Волчий плач ударил по нервам. С ветки сорвалась ночная птица, ударила крыльями в небо. Дед встрепенулся:
— Кажется, нам пора. Готовь фонари.
Это было так неожиданно! Я суетился вокруг костра. Все валилось из рук. Хотел запалить фитили, но лишь изломал несколько спичек.
— Не спеши, дольше ждали.
Дед отошел на пару шагов, к подошве скалистого берега, опустился на корточки и легонько надавил ладонью на внешне ни чем не примечательную глыбу известняка. Внутри нее что-то лопнуло, и монолит бесшумно отошел в сторону, освобождая широкий и низкий проход. Неизвестность дышала холодной, мертвенной сыростью.
— Робеешь? — спросил дед.
— Конечно, робею, — признался я. — Только здесь, с волками ни за что не останусь.
— Ну и добре…
Мы брели по колено в холодной воде. С потолка капало. Сквозь стены сочилась влага. Мой фонарь почти сразу погас. Я несколько раз упал, ушиб коленку. Над головой насмешливо перестукивались мелкие камешки, шумела река.
Постепенно стало совсем сухо. Подземная тропа поднималась все выше и выше — к свету. Мягкие зеленоватые блики падали откуда-то с высоты, где начинали отсчет замшелые, высеченные в скальном известняке, ступени.
На узкой неровной площадке лестница завершила свой правильный полукруг. Дед снова достал хронометр, зашарил в карманах в поисках спичек. Огонек на мгновение высветил его напряженный взгляд. Он тоже чего-то боялся. И вдруг, где-то внизу, что-то огромное заворочалось, загромыхало. Шум реки стал отчетливей и как будто бы, ближе.
— Вот и все, — еле слышно шепнул дед.
— Что все?
— Ход под рекой завалило. Там, где мы только шли, теперь только вода и камни. Никто не сможет добраться сюда прежней дорогой. Все правильно: механизм был рассчитан ровно на тринадцать посещений. Колесо завершило свой оборот. Последний зубец вышел из паза. Символы, брат...
— Пошли, дед! — меня уже колотило от холода, — я уже не чувствую ног!
Низко склонившись, он шагнул в темноту, за порог, ведущий в пещеру. На всякий случай, я поступил так же.
— Все что сейчас от тебя требуется, — дед слегка подтолкнул меня в спину, давая примерное направление в котором следует двигаться, — это сидеть, молчать и запоминать.
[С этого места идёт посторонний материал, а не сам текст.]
__device__ __forceinline__ void load_pending_packed(PendingTile& p, int64_t pos, int t, const RayRange& rr, int j,
                                                    const int32_t* __restrict__ order, const float* __restrict__ ro,
                                                    const float* __restrict__ rd, const float* __restrict__ rarea,
                                                    const float* __restrict__ rstarts, const float* __restrict__ rends,
                                                    const int64_t* __restrict__ segs, int& first, int& count,
                                                    const int32_t* __restrict__ cand_count = nullptr) {
  p.pos = pos, p.t = t, p.valid = pos < rr.end;
  const int64_t pc = p.valid ? pos : rr.end - 1;
  const int64_t ray = order ? (int64_t)order[pc] : pc;
  p.ray = ray;
  const int b = (int)segs[ray], n = (int)segs[ray + 1] - b;
  first = b, count = n;
  const int s = p.valid ? 16 * t + j : j;
  int si = b + (s < n ? s : n - 1);
  si = si < 0 ? 0 : si;
  si = si < rr.S ? si : rr.S - 1;
  p.t0 = rstarts[si];
  p.t1 = rends[si];
  p.ox = ro[3 * ray], p.oy = ro[3 * ray + 1], p.oz = ro[3 * ray + 2];
  p.dx = rd[3 * ray], p.dy = rd[3 * ray + 1], p.dz = rd[3 * ray + 2];
  p.area = rarea[ray];
  p.ncand = cand_count ? cand_count[ray] : 0;
}

__device__ __forceinline__ void layout_corners(float x, float y, float z, float scale, uint32_t my, uint32_t mz,
                                               uint32_t mask, uint32_t (&idx)[8]) {
  const float sx = __fmul_rn(x, scale), sy = __fmul_rn(y, scale), sz = __fmul_rn(z, scale);
  const uint32_t ifx = (uint32_t)(int)floorf(sx), ify = (uint32_t)(int)floorf(sy), ifz = (uint32_t)(int)floorf(sz);
  const uint32_t icx = (uint32_t)(int)ceilf(sx), icy = (uint32_t)(int)ceilf(sy), icz = (uint32_t)(int)ceilf(sz);
  const uint32_t hyc = icy * my, hyf = ify * my, hzc = icz * mz, hzf = ifz * mz;
  idx[0] = (icx ^ hyc ^ hzc) & mask;
  idx[1] = (icx ^ hyf ^ hzc) & mask;
  idx[2] = (ifx ^ hyf ^ hzc) & mask;
  idx[3] = (ifx ^ hyc ^ hzc) & mask;
  idx[4] = (icx ^ hyc ^ hzf) & mask;
  idx[5] = (icx ^ hyf ^ hzf) & mask;
  idx[6] = (ifx ^ hyf ^ hzf) & mask;
  idx[7] = (ifx ^ hyc ^ hzf) & mask;
}

template <int L, int F, bool HALF, bool RELAY = false>
__device__ __forceinline__ void issue_tile(const FieldDev& fd, const PendingTile& pt, int g, uint32_t mask,
                                           const float* scal_lds, TileFetch<EncFrame<L, F>::LPL, F>& tf,
                                           const uint32_t* lay_lds = nullptr) {
  constexpr int LPL = EncFrame<L, F>::LPL;
  tf.t0 = pt.t0;
  tf.t1 = pt.t1;
  const SamplePos p = sample_position(pt.ox, pt.oy, pt.oz, pt.dx, pt.dy, pt.dz, pt.area, pt.t0, pt.t1, fd.scale);
  tf.x = p.x, tf.y = p.y, tf.z = p.z, tf.std = p.std;
  if (!EncFrame<L, F>::busy(g)) return;
#pragma unroll
  for (int q = 0; q < LPL; ++q) {
    if constexpr (RELAY) {
      const uint4 ly = *reinterpret_cast<const uint4*>(lay_lds + 4 * q);
      uint32_t idx[8];
      layout_corners(p.x, p.y, p.z, scal_lds[q], ly.x, ly.y, ly.z, idx);
#pragma unroll
      for (int k = 0; k < 8; ++k) Entry<F, HALF>::load(fd.table, ly.w + idx[k], tf.fv[q][k]);
    } else {
      const Corners cs = hash_corners(p.x, p.y, p.z, scal_lds[q], mask);
#pragma unroll
      for (int k = 0; k < 8; ++k)
        Entry<F, HALF>::load(fd.table, ((uint32_t)(LPL * g + q) << fd.grid.log2T) + cs.idx[k], tf.fv[q][k]);
    }
  }
}

template <int L, int F, bool HALF>
__device__ __forceinline__ void issue_tile_actors(const FieldDev& fd, const ActorFieldDev& ad, const PendingTile& pt, int g,
                                                  uint32_t mask, const float* scal_lds, const float* ascal_lds,
                                                  const int32_t* __restrict__ cand_actor,
                                                  const float* __restrict__ cand_w2b, const float* __restrict__ bounds,
                                                  const void* const* __restrict__ tables,
                                                  TileFetch<EncFrame<L, F>::LPL, F>& tf, int& slot_out) {
  constexpr int LPL = EncFrame<L, F>::LPL;
  const bool busy = EncFrame<L, F>::busy(g);
  const int n = __builtin_amdgcn_readfirstlane(pt.ncand);
  const uint32_t row = (uint32_t)__builtin_amdgcn_readfirstlane((int)((uint32_t)pt.ray * (uint32_t)ad.K));
  int slot = -1;
  if (n > 0) {
    const SamplePos gs = sample_gaussian(pt.ox, pt.oy, pt.oz, pt.dx, pt.dy, pt.dz, pt.area, pt.t0, pt.t1);
    for (int c = 0; c < n; ++c) {
      const float* w = cand_w2b + (row + (uint32_t)c) * 12u;
      const int act = cand_actor[row + (uint32_t)c];
      const float bx = w[0] * gs.x + w[1] * gs.y + w[2] * gs.z + w[3];
      const float by = w[4] * gs.x + w[5] * gs.y + w[6] * gs.z + w[7];
      const float bz = w[8] * gs.x + w[9] * gs.y + w[10] * gs.z + w[11];
      if (fabsf(bx) < bounds[3 * act] && fabsf(by) < bounds[3 * act + 1] && fabsf(bz) < bounds[3 * act + 2]) slot = c;
    }
  }
  slot_out = slot;
  tf.t0 = pt.t0;
  tf.t1 = pt.t1;
  unsigned long long todo = __ballot(slot >= 0);
  const SamplePos gs = sample_gaussian(pt.ox, pt.oy, pt.oz, pt.dx, pt.dy, pt.dz, pt.area, pt.t0, pt.t1);
  const uint32_t amask = (1u << ad.log2T) - 1u;
  while (todo) {
    const int c = __builtin_amdgcn_readlane(slot, (int)__builtin_ctzll(todo));
    const bool mine = slot == c;
    todo &= ~__ballot(mine);
    const float* w = cand_w2b + (row + (uint32_t)c) * 12u;
    const int act = cand_actor[row + (uint32_t)c];
    const void* tb = tables[act];
    if (mine) {
      const float bx = w[0] * gs.x + w[1] * gs.y + w[2] * gs.z + w[3];
      const float by = w[4] * gs.x + w[5] * gs.y + w[6] * gs.z + w[7];
      const float bz = w[8] * gs.x + w[9] * gs.y + w[10] * gs.z + w[11];
      const SamplePos p = contract_gaussian(bx, by, bz, gs.std, ad.scale);
      tf.x = p.x, tf.y = p.y, tf.z = p.z, tf.std = p.std;
      if (busy) {
#pragma unroll
        for (int q = 0; q < LPL; ++q) {
          const int lv = LPL * g + q, alv = lv < ad.La ? lv : ad.La - 1;
          const Corners cs = hash_corners(p.x, p.y, p.z, ascal_lds[alv], amask);
#pragma unroll
          for (int k = 0; k < 8; ++k) Entry<F, HALF>::load(tb, ((uint32_t)alv << ad.log2T) + cs.idx[k], tf.fv[q][k]);
        }
      }
    }
  }
  if (slot < 0) {
    const SamplePos p = contract_gaussian(gs.x, gs.y, gs.z, gs.std, fd.scale);
    tf.x = p.x, tf.y = p.y, tf.z = p.z, tf.std = p.std;
    if (busy) {
#pragma unroll
      for (int q = 0; q < LPL; ++q) {
        const Corners cs = hash_corners(p.x, p.y, p.z, scal_lds[q], mask);
#pragma unroll
        for (int k = 0; k < 8; ++k)
          Entry<F, HALF>::load(fd.table, ((uint32_t)(LPL * g + q) << fd.grid.log2T) + cs.idx[k], tf.fv[q][k]);
      }
    }
  }
}

__device__ __forceinline__ void actor_tile_sh(int slot, uint32_t row, int g, float dx, float dy, float dz,
                                              const float* __restrict__ cand_w2b, float (&shb)[4]) {
  float bx = dx, by = dy, bz = dz;
  unsigned long long todo = __ballot(slot >= 0);
  while (todo) {
    const int c = __builtin_amdgcn_readlane(slot, (int)__builtin_ctzll(todo));
    const bool mine = slot == c;
    todo &= ~__ballot(mine);
    const float* w = cand_w2b + (row + (uint32_t)c) * 12u;
    const float ddx = w[0] * dx + w[1] * dy + w[2] * dz;
    const float ddy = w[4] * dx + w[5] * dy + w[6] * dz;
    const float ddz = w[8] * dx + w[9] * dy + w[10] * dz;
    const float nn = sqrtf(ddx * ddx + ddy * ddy + ddz * ddz) + 1e-7f;
    if (mine) bx = ddx / nn, by = ddy / nn, bz = ddz / nn;
  }
  float sh[16];
  sh4((bx + 1.f) / 2.f, (by + 1.f) / 2.f, (bz + 1.f) / 2.f, sh);
#pragma unroll
  for (int c = 0; c < 16; ++c)
    if ((c >> 2) == g) shb[c & 3] = sh[c];
}

template <int L, int F>
__device__ __forceinline__ void blend_tile_actors(const TileFetch<EncFrame<L, F>::LPL, F>& tf, int slot, int g, int La,
                                                  const float* scal_lds, const float* ascal_lds, float (&feat)[8]) {
  using EF = EncFrame<L, F>;
  constexpr int LPL = EF::LPL;
  const bool in_box = slot >= 0;
#pragma unroll
  for (int q = 0; q < LPL; ++q) {
    const int lv = LPL * g + q, alv = lv < La ? lv : La - 1;
    const float sc = in_box ? ascal_lds[alv] : scal_lds[q];
    Corners c;
    const float sx = __fmul_rn(tf.x, sc), sy = __fmul_rn(tf.y, sc), sz = __fmul_rn(tf.z, sc);
    c.ox = __fsub_rn(sx, floorf(sx)), c.oy = __fsub_rn(sy, floorf(sy)), c.oz = __fsub_rn(sz, floorf(sz));
    float v[F];
    lerp_corners<F>(c, tf.fv[q], v);
    const float rw = (in_box && lv >= La) ? 0.f : rescale_weight(sc, tf.std);
#pragma unroll
    for (int f = 0; f < F; ++f) feat[q * F + f] = EF::busy(g) ? v[f] * rw : 0.f;
  }
#pragma unroll
  for (int k = EF::W; k < 8; ++k) feat[k] = 0.f;
}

И укутай, пожалуйста, ноги. Не ровен час, заболеешь.
На ощупь, я взобрался на высокое ложе из сложенных в кучу звериных шкур, теплых, мягких и шелковистых. Глаза постепенно привыкали к мягкому полумраку. Окружающие меня силуэты начали обретать очертания.
Каменные сосульки, сбегающие с высоких сводов пещеры, придавали ей своеобразный шик. Другие, точно такие же, но насыщенного молочного цвета, поднимались от пола ввысь.